Go through the entries below and copy each line that holds the word "path".
+++
static void prof_harvest_slot(st3r_ctx* ctx, int slot) {
    for (int st = 0; st < STG_COUNT; ++st) {
        if (!ctx->prof_used[slot][st]) continue;
        float ms = 0.f;
        if (hipEventSynchronize(ctx->prof_ev[slot][st][1]) == hipSuccess &&
            hipEventElapsedTime(&ms, ctx->prof_ev[slot][st][0], ctx->prof_ev[slot][st][1]) == hipSuccess) {
            ctx->prof_ms[st] += ms; ctx->prof_n[st] += 1;
        }
        ctx->prof_used[slot][st] = 0;
    }
// ... 57 lines not shown
int st3r_project_impl(st3r_ctx* ctx, hipStream_t s, int N, int C, const float* means, const float* quats, const float* scales,
                      const float* opacities, const float* sh, int sh_stride, const float* viewmats, const float* Ks,
                      const float* campos, int width, int height, int tile_size, float eps2d, float near_plane,
                      float far_plane, float radius_clip, float* splats, int32_t* tiles_per_gauss, double* reg_sums,
                      uint64_t* depth_keys, int32_t* depth_vals, int tight, uint32_t key_base, void* rects, int rect32,
                      int reg_overwrite, double* zero_ptr, int zero_n, uint32_t* krange);
int st3r_sort_depth_seg_impl(st3r_ctx* ctx, hipStream_t s, int64_t N, int C, uint32_t* keys_in, int32_t* vals_in,
                             uint32_t* keys_out, int32_t* vals_out, const uint32_t* krange);
int st3r_isect_emit_chain_impl(st3r_ctx* ctx, hipStream_t s, int N, int C, const int32_t* perm, const void* rects,
                               int rect32, int tile_w, int tile_h, uint32_t* tile_keys, int32_t* vals, int64_t cap);
int st3r_records_prepare_impl(hipStream_t s, int N, int C, const float* splats, int tile_size, int tile_w, int tile_h,
                              int tight, int32_t* tiles, uint64_t* depth_keys, int32_t* depth_vals, uint32_t key_base,
                              void* rects, int rect32);
int st3r_isect_offsets32_impl(hipStream_t s, int64_t n_isects, const uint32_t* keys, int C, int tile_w, int tile_h,
                              int32_t* offsets, const int32_t* n_dev);
int st3r_sort_depth_impl(st3r_ctx* ctx, hipStream_t s, int64_t n, int end_bit, uint64_t* keys_in, int32_t* vals_in,
                         uint64_t* keys_out, int32_t* vals_out);
int st3r_sort_depth32_impl(st3r_ctx* ctx, hipStream_t s, int64_t n, int end_bit, uint32_t* keys_in, int32_t* vals_in,
                           uint32_t* keys_out, int32_t* vals_out);
int st3r_sort_tile_impl(st3r_ctx* ctx, hipStream_t s, int64_t n, int end_bit, uint32_t* keys_in, int32_t* vals_in,
                        uint32_t* keys_out, int32_t* vals_out, const int32_t* n_dev);
int st3r_blend_fwd_impl(st3r_ctx* ctx, hipStream_t s, int C, int W, int H, int tile_w, int tile_h,
                        const float* splats, const int32_t* offsets, const int32_t* flat, int64_t n_isects,
                        float* rgb, float* alpha, int32_t* last_ids, bool for_backward, bool end_in_offsets);
int st3r_blend_bwd_impl(st3r_ctx* ctx, hipStream_t s, int C, int W, int H, int tile_w, int tile_h,
                        const float* splats, const int32_t* offsets, const int32_t* flat, int64_t n_isects,
                        const float* alpha, const int32_t* last_ids, const float* v_rgb, const float* v_alpha,
                        const int32_t* cum, const uint64_t* rects, const uint64_t* rectbase, int tight, int64_t n_pairs,
                        float* v_splats,
                        bool end_in_offsets, st3r_vtile_ref* defer);
int st3r_project_sh_bwd_impl(hipStream_t s, int N, int C, const float* means, const float* quats, const float* scales,
                             const float* opacities, const float* sh, int sh_stride, const float* viewmats,
                             const float* Ks, const float* campos, int width, int height, float eps2d,
                             const float* splats, const float* v_splats, float reg_views, float opac_fac,
                             float scale_fac, float* grads, bool accumulate, int g_begin, int g_end, bool range_major,
                             const st3r_vtile_ref* slots);
int st3r_loss_impl(st3r_ctx* ctx, hipStream_t s, int C, int H, int W, const float* render, const float* gt,
                   float w_l1, float w_ssim, double* sums, float* v_render, bool sums_cleared);

static int bit_length_u32(uint32_t v) { int n = 0; while (v) { ++n; v >>= 1; } return n; }
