# thanard/me-trpo

Hardware: AMD Instinct MI355X
Metric: imagined env-steps/sec (KxBxH) over the full TRPO iteration (higher is better)
Workload: dtype f32

## Files before the change

### me-trpo_amd/csrc/policy_mfma.hip

```cpp
#include <type_traits>
#include "device_common.h"
#include "cg_device.h"

typedef float f32x4 __attribute__((ext_vector_type(4)));
typedef float f32x2 __attribute__((ext_vector_type(2)));
#define PKFMA(a, b, c) __builtin_elementwise_fma((a), (b), (c))
#define MFMA16(a, b, c) __builtin_amdgcn_mfma_f32_16x16x4f32((a), (b), (c), 0, 0, 0)
#define PART_EXTRA 3
#ifndef POL_SKIP
#define POL_SKIP 0
#endif
#ifndef POL_SPLIT_R
#define POL_SPLIT_R 13
#endif
#ifndef POL_SPLIT_R_FVP
#define POL_SPLIT_R_FVP 7
#endif
#ifndef NWAVES
#define NWAVES 8
#endif
constexpr int cdiv_(int a, int b) { return (a + b - 1) / b; }
static_assert(POL_SPLIT_R == 0 || (NWAVES == 8 && (POL_SPLIT_R & 1) == 1 && POL_SPLIT_R >= 3 && (POL_SPLIT_R_FVP & 1) == 1 && POL_SPLIT_R_FVP >= 3), "the uneven deal pairs wave w with wave w + 4");
#ifdef POL_TIMING
__device__ unsigned long long g_pol_phase[16][8];
#define PT_MARK(i) { if (MODE_ == OP_FVPC && blockIdx.x == 0 && lane == 0) g_pol_phase[wave][i] = __builtin_readcyclecounter(); }
extern "C" int32_t metrpo_debug_pol_phases(unsigned long long* out) { return hipMemcpyFromSymbol(out, HIP_SYMBOL(g_pol_phase), sizeof(unsigned long long) * 128) == hipSuccess ? 0 : -1; }
#else
#define PT_MARK(i)
#endif


__device__ __forceinline__ void wave_sync_lds() {
    __builtin_amdgcn_fence(__ATOMIC_SEQ_CST, "wavefront");
    __builtin_amdgcn_wave_barrier();
}
__device__ __forceinline__ float xsum_q(float v) {
    typedef unsigned u32x2_ __attribute__((ext_vector_type(2)));
    const u32x2_ a = __builtin_amdgcn_permlane16_swap(__float_as_uint(v), __float_as_uint(v), false, false);
    const float s = __uint_as_float(a[0]) + __uint_as_float(a[1]);
    const u32x2_ b = __builtin_amdgcn_permlane32_swap(__float_as_uint(s), __float_as_uint(s), false, false);
    return __uint_as_float(b[0]) + __uint_as_float(b[1]);
}
template <int CTRL> __device__ __forceinline__ float dpp_add(float v) {
    return v + __int_as_float(__builtin_amdgcn_update_dpp(0, __float_as_int(v), CTRL, 0xF, 0xF, true));
}
__device__ __forceinline__ float xsum_c(float v) {
    v = dpp_add<0xB1>(v); v = dpp_add<0x4E>(v); v = dpp_add<0x141>(v); v = dpp_add<0x140>(v);
    return v;
}


template <int NS, int NA, int PH>
struct PolImg {
    static constexpr int NS_KS = cdiv_(NS, 4), HB = cdiv_(PH, 16), KK = HB * 4;
    static constexpr int O_W0F = 0, O_W1F = O_W0F + NS_KS * 64 * HB, O_V0F = O_W1F + KK * 64 * HB, O_V1F = O_V0F + NS_KS * 64 * HB,
                         O_W2B = O_V1F + KK * 64 * HB, O_W1B = O_W2B + 4 * 64 * HB, O_W2F = O_W1B + KK * 64 * HB,
                         O_V2F = O_W2F + KK * 64, TOTAL = O_V2F + KK * 64;
};
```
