# lasseufpa/intent_radio_sched_multi_slice

Measured on AMD Instinct MI355X. Metric: env-steps/s (batched TTIs) at mult_slice 10-slice/100-UE; 1->8 GPU scaling [device-policy rollout over batch partitions; step-by-step and learner-in-the-loop schedules beside it], higher is better.
Workload: dtype f64

## Files before the change

include/ranenv.h:

```cpp
#ifndef RANENV_H
#define RANENV_H

#include <stdint.h>

#ifdef __cplusplus
extern "C" {
#endif

#define RANENV_ABI_VERSION 10

enum {
    RANENV_OK = 0,
    RANENV_E_INVALID = -1,
    RANENV_E_HIP = -2,
    RANENV_E_STATE = -3,
    RANENV_E_NOMEM = -4
};

enum { RANENV_POLICY_EXTERNAL = 0, RANENV_POLICY_MARR = 1, RANENV_POLICY_MAPF = 2, RANENV_POLICY_NETWORK = 3, RANENV_POLICY_HEAD_NETWORK = 4 };
enum { RANENV_HEAD_DIST_GAUSS_CLIP = 0, RANENV_HEAD_DIST_GAUSS_TANH = 1 };
enum { RANENV_ACT_TANH = 0, RANENV_ACT_RELU = 1 };
enum { RANENV_NET_IN_OBS = 0, RANENV_NET_IN_MASK_OBS = 1 };
enum { RANENV_NET_F32 = 0, RANENV_NET_BF16 = 1 };
enum { RANENV_INTRA_RR = 0, RANENV_INTRA_PF = 1, RANENV_INTRA_MT = 2, RANENV_INTRA_PER_SLICE = 255 };
// ... 78 lines not shown
    int32_t *step_number;
    int32_t *hist_len;
    int8_t  *mask_inter;
    int8_t  *mask_intra;
    double  *policy_scores;
    int32_t *episode_number;
    int32_t *episodes;
} ranenv_views;

const char *ranenv_last_error(ranenv_handle h);
int ranenv_abi_version(void);

int ranenv_create(const ranenv_config *cfg, ranenv_handle *out);
int ranenv_destroy(ranenv_handle h);

int ranenv_load_scenarios(ranenv_handle h, int32_t first, int32_t count,
                          const ranenv_scenario_tables *host_tables, void *stream);

int ranenv_bind_se_pool(ranenv_handle h, const float *dev_pool, int64_t n_tiles, int64_t tile_stride);
int ranenv_bind_se_pool_quad(ranenv_handle h, const float *dev_pool, int64_t n_tiles, int64_t tile_stride);
int ranenv_se_retile_quad(const float *dev_rb_major, float *dev_quad, int64_t n_tiles, int32_t n_ues, int32_t n_rbs, void *stream);
int ranenv_se_retile_member_lines(const float *dev_pool, int32_t quad, int64_t tile_stride, float *dev_lines, int64_t n_tiles, int32_t n_ues,
                                  int32_t n_rbs, void *stream);
int ranenv_member_line_plan(int32_t n_rbs, int32_t max_lines, int32_t *leaf, int32_t *first_rb, int32_t *groups);
int ranenv_member_lines_row_sums_host(const float *row_lines, int32_t n_rbs, int32_t rb_start, int32_t rb_count, double *full, double *part);
int ranenv_member_lines_owner_tail_sums_host(const float *row_lines, int32_t n_rbs, int32_t rb_start, int32_t rb_count, double *full, double *part,
                                             int32_t *walked_lines);
int ranenv_se_retile_member_lines_packed(const float *dev_pool, int32_t quad, int64_t tile_stride, float *dev_lines, int64_t n_tiles, int32_t n_ues,
                                         int32_t n_rbs, void *stream);
int ranenv_member_lines_packed_layout(int32_t n_ues, int32_t n_rbs, int32_t *walked_lines, int64_t *block_offset, int64_t *tile_bytes);
int ranenv_member_lines_packed_sums_host(const float *walk_lines, const float *tail_slot, int32_t n_rbs, int32_t rb_start, int32_t rb_count, double *full,
                                         double *part);
int ranenv_member_serving_order(uint64_t member_mask, uint64_t holder_mask, int32_t lines_per_ue, int32_t dq, int32_t *slots, int32_t *masked_passes);
int ranenv_bind_traffic_pool(ranenv_handle h, const int32_t *dev_pool, int64_t n_rows);

int ranenv_set_episodes(ranenv_handle h, const ranenv_episode *host_episodes, void *stream);

int ranenv_set_policy(ranenv_handle h, int32_t policy, int32_t fixed_intra);

typedef struct {
    int32_t n_hidden;
    int32_t activation;
    int32_t input_layout;
    int32_t precision;
    int32_t dims[6];
    const float *weight[5];
    const float *bias[5];
} ranenv_mlp;
int ranenv_set_policy_network(ranenv_handle h, const ranenv_mlp *inter, const ranenv_mlp *intra, int32_t stochastic, uint64_t seed,
                              void *stream);
int ranenv_get_policy_actions(ranenv_handle h, double **dev_scores, uint8_t **dev_intra);

int ranenv_set_intra_policy_networks(ranenv_handle h, int32_t n, const ranenv_mlp *const *actors, void *stream);
int ranenv_set_intra_value_networks(ranenv_handle h, int32_t n, const ranenv_mlp *const *critics, void *stream);

int ranenv_set_population(ranenv_handle h, int32_t n_members, const int32_t *host_first_env);
int ranenv_get_population(ranenv_handle h, int32_t *n_members, int32_t *host_first_env);
int ranenv_set_population_policy(ranenv_handle h, int32_t n, const ranenv_mlp *const *inter, const ranenv_mlp *const *intra, int32_t stochastic,
                                 uint64_t seed, void *stream);
int ranenv_set_population_value(ranenv_handle h, int32_t n, const ranenv_mlp *const *inter, const ranenv_mlp *const *intra, void *stream);
int ranenv_set_population_member(ranenv_handle h, int32_t member, const ranenv_mlp *inter, const ranenv_mlp *intra, const ranenv_mlp *v_inter,
                                 const ranenv_mlp *v_intra, void *stream);
int ranenv_population_tiles(int32_t n_members, const int32_t *first_env, int32_t e0, int32_t n_envs, int32_t rows_per_env, int32_t *out_member,
                            int32_t *out_row0, int32_t *out_rows, int32_t *n_tiles);

int ranenv_set_population_policy_mixed(ranenv_handle h, int32_t n, const ranenv_mlp *const *inter, const ranenv_mlp *const *intra, int32_t stochastic,
// ... 218 lines not shown
```

intent_radio_sched_multi_slice_amd/_lib.py:

```python
from __future__ import annotations

import ctypes as C
import os

_HERE = os.path.dirname(os.path.abspath(__file__))
LIB_PATH = os.environ.get("RANENV_LIB") or os.path.join(_HERE, "csrc", "libranenv_hip.so")

ABI_VERSION = 10
POLICY_EXTERNAL, POLICY_MARR, POLICY_MAPF, POLICY_NETWORK, POLICY_HEAD_NETWORK = 0, 1, 2, 3, 4
HEAD_DIST_GAUSS_CLIP, HEAD_DIST_GAUSS_TANH = 0, 1
HEAD_SRC_HEAD, HEAD_SRC_INTER = 0, 1
ACT_TANH, ACT_RELU = 0, 1
NET_IN_OBS, NET_IN_MASK_OBS = 0, 1
NET_F32, NET_BF16 = 0, 1
NET_PRECISIONS = {"f32": NET_F32, "bf16": NET_BF16}
NET_MAX_HIDDEN, NET_MAX_WIDTH = 4, 512
INTRA_RR, INTRA_PF, INTRA_MT, INTRA_PER_SLICE = 0, 1, 2, 255
F_CLEAR_HISTORY_ON_RESET, F_NO_RAW_OUTPUT, F_SYNC_CHECK, F_SCALE_PER_ELEMENT = 0x1, 0x2, 0x4, 0x8
SE_STREAM, SE_GATHER = 0, 1
SLICE_METRIC_COLS = 10
LOAD_SLICE_COLS = 6

class RanEnvError(RuntimeError):
    pass
# ... 115 lines not shown
    "ranenv_set_traffic_generator": (C.c_int, [_P, _I32, C.c_uint64, _I32, _P]),
    "ranenv_set_max_steps": (C.c_int, [_P, _P, _P]),
    "ranenv_set_episode_table": (C.c_int, [_P, _P, _I32, _I32, _P]),
    "ranenv_set_autoreset": (C.c_int, [_P, _I32, _I32, _I32, _I32, C.c_uint64, _P, _P]),
    "ranenv_autoreset": (C.c_int, [_P] + [_P] * 7),
    "ranenv_get_poisson_tables": (C.c_int, [_P, _P, _P]),
    "ranenv_set_partitions": (C.c_int, [_P, _I32]),
    "ranenv_rollout": (C.c_int, [_P, _I32] + [_P] * 5),
    "ranenv_enable_metrics": (C.c_int, [_P, _I32, _P]),
    "ranenv_get_metrics": (C.c_int, [_P, C.POINTER(C.c_void_p), C.POINTER(C.c_void_p), C.POINTER(C.c_void_p), C.POINTER(C.c_int32)]),
    "ranenv_step_range": (C.c_int, [_P, _I32, _I32] + [_P] * 9),
    "ranenv_set_se_mode": (C.c_int, [_P, _I32, _P]),
    "ranenv_get_se_sidecars": (C.c_int, [_P, C.POINTER(C.c_void_p), C.POINTER(C.c_void_p), C.POINTER(C.c_int32)]),
    "ranenv_step_part": (C.c_int, [_P, _I32] + [_P] * 9),
    "ranenv_wait_part": (C.c_int, [_P, _I32, _P]),
    "ranenv_get_partition": (C.c_int, [_P, _I32, C.POINTER(C.c_int32), C.POINTER(C.c_int32)]),
    "ranenv_get_part_stream": (C.c_int, [_P, _I32, C.POINTER(C.c_void_p)]),
    "ranenv_autoreset_part": (C.c_int, [_P, _I32] + [_P] * 7),
    "ranenv_set_option": (C.c_int, [_P, C.c_char_p, _I64]),
    "ranenv_get_option": (C.c_int, [_P, C.c_char_p, C.POINTER(C.c_int64)]),
    "ranenv_profile_work": (C.c_int, [_P, C.POINTER(C.c_int64), C.POINTER(C.c_int64)]),
    "ranenv_bind_se_gather_from_power": (C.c_int, [_P, _P, _I64, _F64, _F64, _P]),
    "ranenv_bind_se_pool_quad": (C.c_int, [_P, _P, _I64, _I64]),
    "ranenv_se_retile_quad": (C.c_int, [_P, _P, _I64, _I32, _I32, _P]),
    "ranenv_packed_step_fits": (C.c_int, [C.POINTER(Config), _I64, _I64]),
    "ranenv_se_retile_member_lines": (C.c_int, [_P, _I32, _I64, _P, _I64, _I32, _I32, _P]),
    "ranenv_member_line_plan": (C.c_int, [_I32, _I32, C.POINTER(C.c_int32), C.POINTER(C.c_int32), C.POINTER(C.c_int32)]),
    "ranenv_member_lines_row_sums_host": (C.c_int, [_P, _I32, _I32, _I32, C.POINTER(C.c_double), C.POINTER(C.c_double)]),
    "ranenv_member_lines_owner_tail_sums_host": (C.c_int, [_P, _I32, _I32, _I32, C.POINTER(C.c_double), C.POINTER(C.c_double), C.POINTER(C.c_int32)]),
    "ranenv_se_retile_member_lines_packed": (C.c_int, [_P, _I32, _I64, _P, _I64, _I32, _I32, _P]),
    "ranenv_member_lines_packed_layout": (C.c_int, [_I32, _I32, C.POINTER(C.c_int32), C.POINTER(C.c_int64), C.POINTER(C.c_int64)]),
    "ranenv_member_lines_packed_sums_host": (C.c_int, [_P, _P, _I32, _I32, _I32, C.POINTER(C.c_double), C.POINTER(C.c_double)]),
    "ranenv_member_serving_order": (C.c_int, [C.c_uint64, C.c_uint64, _I32, _I32, C.POINTER(C.c_int32), C.POINTER(C.c_int32)]),
    "ranenv_selftest_ddiv": (C.c_int, [_P, _P, _P, _P, _I64, _P]),
    "ranenv_set_policy_network": (C.c_int, [_P, C.POINTER(Mlp), C.POINTER(Mlp), _I32, C.c_uint64, _P]),
    "ranenv_get_policy_actions": (C.c_int, [_P, C.POINTER(C.c_void_p), C.POINTER(C.c_void_p)]),
    "ranenv_set_value_network": (C.c_int, [_P, C.POINTER(Mlp), C.POINTER(Mlp), _P]),
    "ranenv_collect": (C.c_int, [_P, _I32, C.POINTER(Trajectory), _F64, _F64] + [_P] * 5),
    "ranenv_gae": (C.c_int, [_P, _I32, _I32, _P, _P, _P, _F64, _F64, _P, _P, _P]),
    "ranenv_set_head_policy_network": (C.c_int, [_P, C.POINTER(Mlp), _I32, _P, _I32, C.c_uint64, _P]),
    "ranenv_set_head_value_network": (C.c_int, [_P, C.POINTER(Mlp), _P]),
    "ranenv_get_head_metrics": (C.c_int, [_P, C.POINTER(C.c_void_p), C.POINTER(C.c_void_p), C.POINTER(C.c_int32)]),
    "ranenv_collect_head": (C.c_int, [_P, _I32, C.POINTER(HeadTrajectory), _I32, _F64, _F64] + [_P] * 5),
    "ranenv_enable_slice_metrics": (C.c_int, [_P, _I32, _P]),
    "ranenv_get_slice_metrics": (C.c_int, [_P, C.POINTER(C.c_void_p), C.POINTER(C.c_void_p), C.POINTER(C.c_void_p), C.POINTER(C.c_int32)]),
    "ranenv_bind_replay": (C.c_int, [_P, C.POINTER(Replay)]),
    "ranenv_collect_replay": (C.c_int, [_P, _I32] + [_P] * 5),
    "ranenv_get_replay_count": (C.c_int, [_P, C.POINTER(C.c_int64)]),
    "ranenv_replay_sample": (C.c_int, [_P, _I64, C.c_uint64, C.c_uint64, _I32] + [_P] * 7),
    "ranenv_set_sac_critics": (C.c_int, [_P, C.POINTER(Mlp), C.POINTER(Mlp), _P]),
    "ranenv_sac_targets": (C.c_int, [_P, _I64, _P, _P, _P, _F64, _F64, _I32, C.c_uint64, C.c_uint64] + [_P] * 5),
    "ranenv_set_intra_policy_networks": (C.c_int, [_P, _I32, C.POINTER(C.POINTER(Mlp)), _P]),
    "ranenv_set_intra_value_networks": (C.c_int, [_P, _I32, C.POINTER(C.POINTER(Mlp)), _P]),
    "ranenv_set_head_policy_source": (C.c_int, [_P, _I32]),
    "ranenv_build_se_stats": (C.c_int, [_P, _P]),
    "ranenv_get_se_stats": (C.c_int, [_P, C.POINTER(C.c_void_p), C.POINTER(C.c_int64)]),
    "ranenv_rbs_needed": (C.c_int, [_P, _P, _I32, _I32, _P, _P, _P, _P]),
    "ranenv_bind_trace": (C.c_int, [_P, C.POINTER(Trace), _P]),
    "ranenv_get_trace_counts": (C.c_int, [_P, C.POINTER(C.c_void_p), C.POINTER(C.c_void_p)]),
    "ranenv_reset_trace": (C.c_int, [_P, _P]),
    "ranenv_set_population": (C.c_int, [_P, _I32, C.POINTER(C.c_int32)]),
    "ranenv_get_population": (C.c_int, [_P, C.POINTER(C.c_int32), C.POINTER(C.c_int32)]),
    "ranenv_set_population_policy": (C.c_int, [_P, _I32, C.POINTER(C.POINTER(Mlp)), C.POINTER(C.POINTER(Mlp)), _I32, C.c_uint64, _P]),
    "ranenv_set_population_value": (C.c_int, [_P, _I32, C.POINTER(C.POINTER(Mlp)), C.POINTER(C.POINTER(Mlp)), _P]),
    "ranenv_set_population_member": (C.c_int, [_P, _I32] + [C.POINTER(Mlp)] * 4 + [_P]),
    "ranenv_population_tiles": (C.c_int, [_I32, C.POINTER(C.c_int32), _I32, _I32, _I32] + [C.POINTER(C.c_int32)] * 4),
# ... 66 lines not shown
```

intent_radio_sched_multi_slice_amd/csrc/ranenv_host.cpp:

```cpp
#include <algorithm>
#include <cctype>
#include <cmath>
#include <cstdarg>
#include <cstdio>
#include <cstdlib>
#include <cstring>
#include <new>
#include <string>
#include <array>
#include <vector>

#include "ranenv_internal.h"

using namespace ranenv_dev;

namespace {
thread_local std::string g_last_error;
constexpr int N_STEP_BUILDS = SB_PERSIST_TINY + 1;

}

enum NetRole { NET_INTER, NET_INTRA, NET_INTER_VALUE, NET_INTRA_VALUE, NET_HEAD_CLIP, NET_HEAD_TANH, NET_HEAD_VALUE, NET_SAC_Q };
enum NetForm { FORM_ONE, FORM_SLICE, FORM_MEMBER };

// ... 632 lines not shown
int dev_grow(ranenv_handle h, T **buf, int64_t *cap, int64_t count, const char *what)
{
    if (*buf && *cap >= count) return RANENV_OK;
    dev_drop(h, *buf); *buf = nullptr; *cap = 0;
    void *ptr = nullptr;
    const hipError_t e = hipMalloc(&ptr, (size_t)count * sizeof(T));
    if (e != hipSuccess) return fail(h, RANENV_E_NOMEM, "%s (%.3f GB): %s", what, (double)count * sizeof(T) / 1e9, hipGetErrorString(e));
    h->allocs.push_back(ptr);
    *buf = (T *)ptr; *cap = count;
    return RANENV_OK;
}

template <typename Fill>
int se_sidecars_rebuild(ranenv_handle h, size_t nt, Fill fill)
{
    const int U = h->cfg.n_ues, Rp = (h->cfg.n_rbs + 7) & ~7;
    auto drop = [&](void *ptr) { dev_drop(h, ptr); };
    HIP_TRY(h, hipDeviceSynchronize());
    drop(h->d_se_mean); drop(h->d_se_um); h->d_se_mean = nullptr; h->d_se_um = nullptr;
    void *pm = nullptr, *pu = nullptr;
    hipError_t e = hipMalloc(&pm, nt * (size_t)U * sizeof(double));
    if (e == hipSuccess) e = hipMalloc(&pu, nt * (size_t)U * (size_t)Rp * sizeof(float));
    if (e != hipSuccess) {
        if (pm) (void)hipFree(pm);
        return fail(h, RANENV_E_NOMEM, "SE gather sidecars (%zu tiles: %.2f GB): %s", nt,
                    (double)(nt * (size_t)U * (8 + 4 * (size_t)Rp)) / 1e9, hipGetErrorString(e));
    }
    h->allocs.push_back(pm); h->allocs.push_back(pu);
    h->d_se_mean = (double *)pm; h->d_se_um = (float *)pu; h->se_rp = Rp;
    for (size_t t0 = 0; t0 < nt; t0 += 1u << 20) fill(t0, nt - t0 < (1u << 20) ? nt - t0 : (size_t)(1u << 20));
    return RANENV_OK;
}
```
+++
ANSWER AREA
_HERE = os.path.dirname(os.path.abspath(__file__))
LIB_PATH = os.environ.get("RANENV_LIB") or os.path.join(_HERE, "csrc", "libranenv_hip.so")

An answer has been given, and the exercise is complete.